Plutôt du genre boîte de nuit, ou consommateurs éclairés ? Les deux. On a effectivement en France ce penchant pour le whisky-coca, qui n‘existe nulle part ailleurs, mais on a aussi des amateurs, des amatrices, des connaisseurs. Le marché haut de gamme est important. La France a tout pour apprécier le whisky.
C’est-à-dire ? Nos palais sont éduqués au vin, à la curiosité, et nous avons une grande tradition de la distillation. L’armagnac n’est-elle pas la plus vieille eau-de-vie du monde ? Bien sûr, on a tous une mauvaise première expérience du whisky. On n’a pas le palais assez développé. C’est comme quand on boit son premier café. Il y a un fort goût d’alcool et tout un tas de saveurs qui ne plaisent pas spontanément. On apprend au fur et à mesure. Il existe une très grande variété de profils gustatifs et aromatiques. C’est ce qui fait toute la richesse et l’intérêt de cette boisson.

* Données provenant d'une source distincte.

@@ -1643,6 +1664,19 @@
     const int tiles_y = (rows + th - 1) / th;
     P.tiles_total = P.tiles_x * tiles_y;
     P.lane_samples = samples ? 1 : 0;
+    {
+        const bool big_scene =
+            !half && s->nlights == 1 &&
+            double(s->bytes) > std::max(0.0, rt::tuning(RT_TUNE_BIG_SCENE_BYTES, double(kBigSceneBytes)));
+        const double k = rt::tuning(RT_TUNE_SHADOW_FRUSTUM, big_scene ? kShadowFrustumBigK : 0.0);
+        const double side = std::sqrt(double(samples ? std::max(1, (64 >> half) / o->spp) : 64)) + 1.0;
+        const f3 mid = add(add(P.cam_p00, scale(P.cam_du, 0.5f * float(W))), scale(P.cam_dv, 0.5f * float(H)));
+        const f3 ax = sub(mid, P.cam_center);
+        const double focal = std::sqrt(double(dot(ax, ax)));
+        const double pix = std::sqrt(double(std::max(dot(P.cam_du, P.cam_du), dot(P.cam_dv, P.cam_dv))));
+        const double kw = k * side * pix / focal;
+        P.shadow_kw = !(k > 0.0) ? 0.0f : (k >= 1e30 || !(kw < 1e30)) ? INFINITY : float(kw);
+    }
     P.tile_order = o->tile_order == RT_TILES_AUTO ? RT_TILES_ROWS : o->tile_order;
     P.cull = (o->flags & RT_FLAG_NO_CULL) ? 0 : 1;
     if (!P.cull) P.sc.ncut = 0;
diff --git a/raytracinginonesemester_amd/csrc/rt_family.hpp b/raytracinginonesemester_amd/csrc/rt_family.hpp
--- /dev/null
+++ b/raytracinginonesemester_amd/csrc/rt_family.hpp
@@ -0,0 +1,62 @@
+#pragma once
+
+#include <cfloat>
+#include <cmath>
+
+#if defined(__HIPCC__)
+#define RT_FAMILY_HD __host__ __device__ __forceinline__
+#else
+#define RT_FAMILY_HD inline
+#endif
+
+#if defined(__clang__)
+typedef float fam_v2 __attribute__((ext_vector_type(2)));
+#else
+typedef float fam_v2 __attribute__((vector_size(8)));
+#endif
+
+constexpr float kFamilyTMin = 1e-4f;
+constexpr float kFamilyWiden = 1.0f / 524288.0f;
+
+RT_FAMILY_HD float family_rcp(float x) {
+#if defined(__HIP_DEVICE_COMPILE__)
+    return __builtin_amdgcn_rcpf(x);
+#else
+    return 1.0f / x;
+#endif
+}
+
+RT_FAMILY_HD bool family_axis(float dl, float dh, float ol, float oh, float bmax, fam_v2& U) {
+    const bool fin = bmax + fmaxf(fabsf(ol), fabsf(oh)) < 1e30f;
+    const bool ok = (dl >= 1e-8f || dh <= -1e-8f) && fin;
+    const bool lz = !ok && fin;
+    const float u0 = ok ? family_rcp(dl) : lz ? (dh > 0.0f ? family_rcp(dh) : INFINITY) : -INFINITY;
+    const float u1 = ok ? family_rcp(dh) : lz ? (dl < 0.0f ? family_rcp(dl) : -INFINITY) : INFINITY;
+    U = (fam_v2){u0, u1};
+    return lz;
+}
+
+template <bool LOOSE>
+RT_FAMILY_HD bool family_entry_pass(const fam_v2* bb, const float* oh, const float* ol, const fam_v2* U, float tmax_w) {
+    float nr[3], fr[3];
+#if defined(__clang__)
+#pragma unroll
+#endif
+    for (int a = 0; a < 3; ++a) {
+        const fam_v2 db = bb[a] - (fam_v2){oh[a], ol[a]};
+        const fam_v2 p = (fam_v2){db[0], db[0]} * U[a], q = (fam_v2){db[1], db[1]} * U[a];
+        nr[a] = fminf(fminf(p[0], p[1]), fminf(q[0], q[1]));
+        fr[a] = fmaxf(fmaxf(p[0], p[1]), fmaxf(q[0], q[1]));
+        if (LOOSE) {
+            if (U[a][0] > 0.0f && U[a][1] < 0.0f) {
+                nr[a] = fmaxf(p[0], q[1]);
+                fr[a] = INFINITY;
+            }
+        }
+    }
+    float Lc = fmaxf(fmaxf(nr[0], nr[1]), nr[2]);
+    float Hc = fminf(fminf(fr[0], fr[1]), fr[2]);
+    Lc = __builtin_fmaf(fabsf(Lc), -kFamilyWiden, Lc);
+    Hc = __builtin_fmaf(fabsf(Hc), kFamilyWiden, Hc);
+    return fmaxf(Lc, kFamilyTMin) <= fminf(Hc, tmax_w);
+}
diff --git a/raytracinginonesemester_amd/csrc/rt_shade.hpp b/raytracinginonesemester_amd/csrc/rt_shade.hpp
--- a/raytracinginonesemester_amd/csrc/rt_shade.hpp
+++ b/raytracinginonesemester_amd/csrc/rt_shade.hpp
@@ -144,7 +144,8 @@
         Park::fence();
         HitState shs;
         count_rays<MODE>(P.ray_count, 1, need);
-        traverse<MODE>(sc, sray, need, true, dist, shs);
+        if constexpr (shadow_frustum_kernel(MODE)) traverse_shadow<MODE>(P, sray, need, dist, shs);
+        else traverse<MODE>(sc, sray, need, true, dist, shs);
         const bool occluded = need && shs.slot >= 0 && shs.bestT < dist;
         Park::fence();
         const int fl = __float_as_int(pk.get(10));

Quid des Toulousains ? Quand on a créé le Hopscotch en 2017 avec Roderick, il n’existait pas de bar à whisky à Toulouse. Aujourd’hui, certains de nos premiers clients sont devenus plus experts que nous !
D’où la création du Whisky Festival ?
En 2018, c’était un festival modeste organisé au Hopscotch. On voulait tâter le terrain. On a été sold out quelques heures à peine après la mise en vente des billets. Depuis, on voit croître l’intérêt des Toulousains pour le whisky. Cette année, tout est déjà presque vendu. On attend plus de 3000 personnes en deux jours. Il y aura des distillateurs écossais, irlandais, américains, japonais, indiens, coréens, danois… et même des français.
Justement, que vaut le whisky français ?
La France a tout pour faire de bons whiskies. On a une grosse tradition de distillation, on cultive la céréale, on fabrique des alambics, notre industrie viti-vinicole fournit de bons fûts… on a tout !
Quel rapport entre les fûts de vin et le whisky ? Pour la finition, on peut transvaser le whisky dans des fûts qui ont contenu du vin, du rhum, du champagne. Ça apporte une dimension aromatique supplémentaire, et le résultat est toujours très intéressant.
Vous disiez souffrir du syndrome de l’imposteur lors du lancement du blog. Êtes-vous guérie ?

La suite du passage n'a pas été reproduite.